I don't know enough about multi-spec to know if it would help, but here it is (very ugly) https://clojurians.slack.com/archives/clojure-spec/p1466110303000387

akiel18:06:41

Ah s/form is nice. Never used it.

akiel18:06:05

@bfabry: Thanks but your macro will only work with static s/keys specs.

bfabry18:06:23

yup, I couldn't find a way around that because s/keys is a macro

Alex Miller (Clojure team)18:06:12

@akiel you can just do s/and of multiple s/keys

bfabry18:06:40

@alexmiller: that won't create good generators though

akiel18:06:02

@alexmiller: Ok I only have to wrap all subsequent s/keys into a one-arg function and ignore the conforming value?

Alex Miller (Clojure team)18:06:24

s/and will create a spec, not sure why you need to make it into a function

akiel18:06:46

No my reading of the doc was just to loose.

Alex Miller (Clojure team)18:06:50

the resulting conformed value should be the map

akiel18:06:32

I thought there would be always a predicate which gets the previous value. Bit this counts only for preds and not for specs.

Alex Miller (Clojure team)18:06:34

not sure I understood that

akiel18:06:46

The example is (s/and even? #(< % 42)) and the doc says: “Successive conformed values propagate through rest of predicates.” So I thought you can have one initial spec and than only predicates which are called with the previous conformed value.

bfabry18:06:50

@alexmiller: out of interest is there any move to make some of these macros functions? a dynamic s/keys seems like it could be useful

Alex Miller (Clojure team)18:06:53

@akiel: yes, although I think maybe you’re reading too much into the choice of “spec” and “predicate” there

Alex Miller (Clojure team)18:06:40

and combines specs which can be either predicates or other things

Alex Miller (Clojure team)18:06:47

the conformed value flows through them

akiel18:06:38

@alexmiller Ah ok. I see. The specs get also the previous conformed value and just use it to be able to return the whole thing at the end.

Alex Miller (Clojure team)18:06:50

@bfabry: yes, that’s possible. things are macros so that we capture forms for reporting purposes. but there may still be function forms as well (which would fill in under the macro forms)

fenton19:06:46

I have a multi-spec. My in data can look like: {:method :search :search-term "blah" :auth "abc123" :gps-lat 3.4 :gps-long 5.3} or {:method :get-products :product-id 12345 :auth "abc123" :gps-lat 3.4 :gps-long 5.3}. My multi-spec already keys off the :method key. My data has some shared keys: :auth, :gps-lat, :gps-long and some keys that are not shared: :search-term and :product-id. Ideally I'd like to create a spec that merges two s/keys specs into a single s/keys spec, however s/cat creates a spec that expects two hashes in a list as opposed to a single hash with merged keys.

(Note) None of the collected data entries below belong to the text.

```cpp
template <typename T, typename TO, bool CR, bool COUNT, int ROLE = 0, bool CSLDS = false>
__global__ __launch_bounds__(64 * XSW_BAND_WG_WAVES, CR ? XSW_BAND_WAVES_CR : XSW_BAND_WAVES) void k_invert_band(DevTables L, KArgs A)
{
    static_assert(!CSLDS || XSW_BAND_POOL, "the LDS copy of the direction table is published by the pooled queues' barriers");
    const int lane = threadIdx.x & 63, wv = threadIdx.x >> 6;
    __shared__ BandSlot slots[XSW_BAND_WG_WAVES][64];
#if XSW_BAND_POOL
    __shared__ BandPool pool;
    __shared__ double2 cs_lds[CSLDS ? kBandCsCap : 1];
#else
    __shared__ int res_[XSW_BAND_WG_WAVES][128];
#endif
    const long long strips_per_line = (A.samples + 63) >> 6;
    const long long band_groups = (A.lines + (XSW_BAND_WG_WAVES - 1)) / XSW_BAND_WG_WAVES;
    long long col_, group_;
    const bool tile_ = tile_walk(strips_per_line, band_groups, blockIdx.x & 7, blockIdx.y, blockIdx.x >> 3, col_, group_);
    const bool tile = __builtin_amdgcn_readfirstlane((int)tile_) != 0;
    unsigned col32 = (unsigned)__builtin_amdgcn_readfirstlane((int)col_), group32 = (unsigned)__builtin_amdgcn_readfirstlane((int)group_);
    __asm__ volatile("" : "+s"(col32), "+s"(group32));
    const long long col = col32, group = group32;
    const long long line = group * XSW_BAND_WG_WAVES + __builtin_amdgcn_readfirstlane(wv);
    const long long smp = col * 64 + lane;
#if XSW_BAND_POOL
    if (!tile) return;
    const bool live = line < A.lines;
    const bool in = live && smp < A.samples;
    const long long i = (live ? line : A.lines - 1) * A.samples + (smp < A.samples ? smp : A.samples - 1);
    band_wave<T, TO, CR, COUNT, ROLE, CSLDS>(L, A, i, in, lane, slots[wv], nullptr, false, line * strips_per_line + col, &pool, cs_lds);
#else
    if (!tile || line >= A.lines) return;
    const bool in = smp < A.samples;
    const long long i = line * A.samples + (in ? smp : A.samples - 1);
    band_wave<T, TO, CR, COUNT, ROLE>(L, A, i, in, lane, slots[wv], res_[wv], false, line * strips_per_line + col);
#endif
}

}
```

xsarsea_amd/csrc/xsw_device.hpp:

```cpp
#pragma once
#include <hip/hip_runtime.h>
#include <stdint.h>

#include <type_traits>

#include "xsw_codes.hpp"
#include "xsw_lutplan.hpp"
#include "xsw_tilewalk.hpp"

namespace xsw {

struct DevTables {
    const double *co;
    const double *coT;
    const double *inc, *w, *wh, *phi, *cphi, *sphi;
    const double *csphi;
    const float *csphi32;
    const float *co32;
    const float *wh32;
    double co_absmax;
    const double *out_dir;
    const double *abs_co;
    const double *dual_dir;
    const double *sol;
// ... 28 lines not shown
    const double *inv_cr_grid;
    int inc_cr_uniform;
    double inc_cr0, inv_inccrstep;
};

struct KArgs {
    const void *inc, *s_co, *s_cr, *dsig_cr, *anc;
    void *out_co, *out_cr;
    int *out_idx;
    unsigned *code_co, *code_cr;
    unsigned long long *stats;
    int stats_chain;
    unsigned *list;
    unsigned *list_count;
    unsigned list_cap;
    unsigned *list_b, *list_b_count;
    unsigned list_b_cap;
    void *rec_b;
    unsigned *list_c, *list_c_count;
    unsigned list_c_cap;
    unsigned long long *mask_g, *mask_b;
    int long_run;
    int tail_max;
    int area_max;
    int b2_crowd, area_crowd_max;
    int block_min;
    int arc_min, arc_crowd;
    int wide_min;
    int b2_refine_min;
    int b2_rows_max;
    long long n, lines, samples;
    double dsig_co, inv_dsig_co, dsig_cr_scalar;
    int is_db, dual_select;
};

enum : int { F_NEED_CO = 1, F_NEED_CR = 2, F_EARLY_NAN = 4, F_CO_FINITE = 8, F_CR_RAW_NAN = 16 ,
             F_CO_LOOSE = 32 ,
             F_REC_DONE = 256 ,
             F_B2_HARD = 512 ,
             F_B2_CROWD = 1024 ,
             F_TO_B = 64, F_TO_C = 128  };

__device__ __forceinline__ int rd_lane_i(int v, int l) { return __builtin_amdgcn_readlane(v, l); }
__device__ __forceinline__ double rd_lane_d(double v, int l)
{
    int lo = __builtin_amdgcn_readlane(__double2loint(v), l);
    int hi = __builtin_amdgcn_readlane(__double2hiint(v), l);
    return __hiloint2double(hi, lo);
}
__device__ __forceinline__ double vmin(double a, double b)
{
    double r;
    asm("v_min_f64 %0, %1, %2" : "=v"(r) : "v"(a), "v"(b));
    return r;
}
__device__ __forceinline__ double vmax(double a, double b)
{
    double r;
    asm("v_max_f64 %0, %1, %2" : "=v"(r) : "v"(a), "v"(b));
    return r;
}

__device__ __forceinline__ unsigned mul24_sv(unsigned uniform, unsigned v)
{
    unsigned r;
    asm("v_mul_u32_u24 %0, %1, %2" : "=v"(r) : "s"(uniform), "v"(v));
// ... 1257 lines not shown
```

xsarsea_amd/csrc/xsw_host.hpp:

```cpp
#pragma once
#include <hip/hip_runtime.h>

#include <climits>
#include <cstdarg>
#include <cstdint>
#include <cstdio>
#include <cstdlib>
#include <string>
#include <vector>

#include "xsw.h"
#include "xsw_device.hpp"
#include "xsw_plan.hpp"
#include "xsw_lutplan.hpp"

#ifndef XSW_ARENA_KEEP
#define XSW_ARENA_KEEP ((size_t)24 << 30)
#endif
struct xsw_ctx {
    int device = 0;
    hipStream_t own_stream = nullptr;
    hipStream_t stream = nullptr;
    xsw::DevTables T{};
    std::vector<void *> co_allocs, cr_allocs;
    bool have_co = false, have_cr = false;
    bool co_finite = false;
    unsigned long long *d_stats = nullptr;
    bool stats_on = false;
    bool stats_chain = false;
    bool timing_on = false;
    std::vector<hipEvent_t> timing_events;
    size_t lists_bytes = 0;
    WorkLists lists;
    double *d_ratio = nullptr;
    size_t ratio_cap = 0;
    void *nesz_scratch = nullptr;
    size_t nesz_cap = 0;
    struct Worker { hipStream_t s = nullptr; char *pin = nullptr; size_t pin_cap = 0; char *dev = nullptr; size_t dev_cap = 0; };
    std::vector<Worker> workers;
    int host_threads = 0;
    char *arena = nullptr;
    size_t arena_cap = 0;
    std::vector<void *> host_allocs;
    std::vector<double> h_sol, h_dual, h_wcr;
    std::vector<float> h_sol32;
    std::string err;
};


static inline void timing_mark(xsw_ctx *c)

{
    if (!c->timing_on) return;
// ... 76 lines not shown
    std::vector<void *> bufs;
    explicit CallTemps(hipStream_t s) : DevSeq{s, bufs} {}
    ~CallTemps() { if (!bufs.empty()) (void)finish(); }
    hipError_t finish()
    {
        const hipError_t e = hipStreamSynchronize(stream);
        free_all(bufs);
        return e;
    }
};

template <typename P>
static inline hipError_t grow(P *&ptr, size_t &cap, size_t need, const hipStream_t *wait_for = nullptr, bool pinned = false)
{
    hipError_t e = wait_for ? hipStreamSynchronize(*wait_for) : hipSuccess;
    if (e != hipSuccess) return e;
    if (ptr) (void)(pinned ? hipHostFree(ptr) : hipFree(ptr));
    ptr = nullptr;
    cap = 0;
    if (!need) return hipSuccess;
    e = pinned ? hipHostMalloc((void **)&ptr, need, hipHostMallocDefault) : hipMalloc((void **)&ptr, need);
    if (e == hipSuccess) cap = need;
    return e;
}

struct LaunchCtl {
    hipStream_t stream;
    bool timing;
    WorkLists lists;
};

static_assert(RouteFacts::PRUNED == XSW_ALGO_PRUNED && RouteFacts::EXHAUSTIVE == XSW_ALGO_EXHAUSTIVE && RouteFacts::EXACT == XSW_ALGO_EXACT &&
              RouteFacts::EXHAUSTIVE_F64 == XSW_ALGO_EXHAUSTIVE_F64, "RouteFacts::Algo (xsw_plan.hpp) is XSW_ALGO_*");
static inline RouteFacts route_facts(const xsw::DevTables &T, const xsw::KArgs &A, int algo, const LaunchCtl &lc)
{
    RouteFacts f;
    f.prunable = T.prunable; f.co_off32 = T.co_off32; f.band_mul24 = T.band_mul24; f.cr_monotone = T.cr_monotone; f.blk_span_ok = T.blk_span_ok;
    f.mono_rows = T.mono_rows; f.inv_rows = T.inv_rows; f.blk = T.blk; f.csphi32 = T.csphi32; f.tail_min = T.tail_min;
    f.n_w = T.n_w; f.n_phi = T.n_phi;
    f.lines = A.lines; f.samples = A.samples; f.n = A.n;
    f.algo = algo;
    f.s_co = A.s_co; f.s_cr = A.s_cr;
    f.mono = !A.s_cr && !A.out_cr && !A.code_cr;
    f.stats = A.stats; f.stats_chain = A.stats_chain;
    f.lists = lc.lists.base; f.mask_strips = lc.lists.mask_strips;
    return f;
}
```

Alex Miller (Clojure team)19:06:24

I talked through some options for something like this with @luke - maybe he could elaborate on where he ended up

Alex Miller (Clojure team)19:06:32

iirc, he ended up with a spec for the common keys and separate specs for each variant

Alex Miller (Clojure team)19:06:57

and then specs for each variant that anded common and separate

Alex Miller (Clojure team)19:06:54

and then instead of multi-spec, it’s an s/or of the concrete variants

Alex Miller (Clojure team)19:06:05

with the downside that it’s a closed system

Alex Miller (Clojure team)19:06:46

with multi-spec, you’d have to repeat the keys in each variant

fenton19:06:40

@alexmiller: okay, i'll look into what it looks like with s/or option and compare that to repeating in a multi-spec scenario. Thanks.

fenton19:06:46

the closed system you mention doesn't use s/keys?

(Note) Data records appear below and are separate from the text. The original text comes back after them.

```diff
+__global__ void __launch_bounds__(256) reduce_slices_fast_kernel(const float *__restrict__ part, int slices, long long count4, long long stride4,
+                                                                 float *__restrict__ dst, int accumulate, const float *__restrict__ bias_part,
+                                                                 int wrows, int cout, float *__restrict__ gbias, int accumulate_bias) {
+  if (bias_part && blockIdx.x == gridDim.x - 1) { reduce_slices_bias(bias_part, slices, wrows, cout, gbias, accumulate_bias); return; }
+  const f4 *p4 = reinterpret_cast<const f4 *>(part);
+  f4 *d4 = reinterpret_cast<f4 *>(dst);
+  const long long stride = (long long)(gridDim.x - (bias_part ? 1 : 0)) * 256;
+  for (long long i = (long long)blockIdx.x * 256 + threadIdx.x; i < count4; i += 2 * stride) {
+    const bool two = i + stride < count4;
+    const long long j = two ? i + stride : i;
+    f4 oa = {0.f, 0.f, 0.f, 0.f}, ob = oa, a = oa, b = oa;
+    if (accumulate) { oa = d4[i]; ob = d4[j]; }
+    for (int z = 0; z < slices; z += 8) {
+      switch (min(slices - z, 8)) {
+        case 1: reduce_batch<1>(p4, stride4, i, j, z, a, b); break;
+        case 2: reduce_batch<2>(p4, stride4, i, j, z, a, b); break;
+        case 3: reduce_batch<3>(p4, stride4, i, j, z, a, b); break;
+        case 4: reduce_batch<4>(p4, stride4, i, j, z, a, b); break;
+        case 5: reduce_batch<5>(p4, stride4, i, j, z, a, b); break;
+        case 6: reduce_batch<6>(p4, stride4, i, j, z, a, b); break;
+        case 7: reduce_batch<7>(p4, stride4, i, j, z, a, b); break;
+        default: reduce_batch<8>(p4, stride4, i, j, z, a, b); break;
+      }
+    }
+    if (accumulate) { a = a + oa; b = b + ob; }
+    d4[i] = a;
+    if (two) d4[j] = b;
+  }
+}
+
 extern "C" int nrpn_reduce_slices(const float *partials, int slices, int64_t count, float *dst, int accumulate, const float *bias_partials,
                                   int wrows, int cout, float *gbias, int accumulate_bias, nrpn_stream_t stream) {
   NRPN_REQUIRE(partials && dst && slices > 0 && count > 0 && count % 4 == 0, "reduce_slices: count must be a positive multiple of 4");
   NRPN_REQUIRE(((reinterpret_cast<uintptr_t>(partials) | reinterpret_cast<uintptr_t>(dst)) & 15) == 0, "reduce_slices: 16-byte alignment required");
   NRPN_REQUIRE(!bias_partials || (gbias && cout > 0 && wrows >= cout), "reduce_slices: bad bias arguments");
-  hipLaunchKernelGGL(reduce_slices_kernel, dim3(ew_blocks(count / 4) + (bias_partials ? 1 : 0)), dim3(256), 0, as_stream(stream), partials, slices,
-                     (long long)(count / 4), (long long)(count / 4), dst, accumulate, bias_partials, wrows, cout, gbias, accumulate_bias);
+  if (slice_sum_fast_on(1) && slices >= g_reduce_fast_min.load(std::memory_order_relaxed)) {
+    hipLaunchKernelGGL(reduce_slices_fast_kernel, dim3(ew_blocks((count / 4 + 1) / 2) + (bias_partials ? 1 : 0)), dim3(256), 0, as_stream(stream), partials, slices,
+                       (long long)(count / 4), (long long)(count / 4), dst, accumulate, bias_partials, wrows, cout, gbias, accumulate_bias);
+    slice_sum_fast_count(1);
+  } else {
+    hipLaunchKernelGGL(reduce_slices_kernel, dim3(ew_blocks(count / 4) + (bias_partials ? 1 : 0)), dim3(256), 0, as_stream(stream), partials, slices,
+                       (long long)(count / 4), (long long)(count / 4), dst, accumulate, bias_partials, wrows, cout, gbias, accumulate_bias);
+  }
   NRPN_LAUNCH_CHECK("reduce_slices");
   return NRPN_OK;
 }
diff --git a/nerf_rpn_amd/ops.py b/nerf_rpn_amd/ops.py
--- a/nerf_rpn_amd/ops.py
+++ b/nerf_rpn_amd/ops.py
@@ -524,7 +524,10 @@
             dev = self.master.device
             self.table = (torch.tensor(rows, dtype=torch.int64, device=dev), torch.tensor(prefix, dtype=torch.int32, device=dev), prefix[-1])
         tab, prefix, total = self.table
-        call("transpose_weights", _p(self.master), _p(ent[0]), _p(tab), _p(prefix), len(self.entries), total, F32 if dtype == torch.float32 else BF16, _s())
+        if dtype == torch.bfloat16 and self.shadow is not None and self.shadow_epoch == self.epoch:
+            call("transpose_weights_bf16", _p(self.shadow), _p(ent[0]), _p(tab), _p(prefix), len(self.entries), total, _s())
+        else:
+            call("transpose_weights", _p(self.master), _p(ent[0]), _p(tab), _p(prefix), len(self.entries), total, F32 if dtype == torch.float32 else BF16, _s())
         self.launches["transpose"] += 1
         ent[1] = self.epoch
 
```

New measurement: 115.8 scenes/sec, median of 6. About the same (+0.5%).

Alex Miller (Clojure team)19:06:31

common = (s/keys …) A = (s/and common (s/keys A…)) B = (s/and common (s/keys B…)) all = (s/or :a A :b B)

Alex Miller (Clojure team)19:06:05

that doesn’t help you with the conforming question though

fenton19:06:23

@alexmiller: k i'll give that a try.

leongrapenthin23:06:44

@fenton @alexmiller I ran into this too, it seems a common scenario with Datomic "polymorphism" aka {:payment/amount 42, :payment/type :payment.type/stripe, :payment.stripe/payment-id 1234} - it would be great to have a merge-keys operation that takes two s/keys and merges their implementations - what do you think?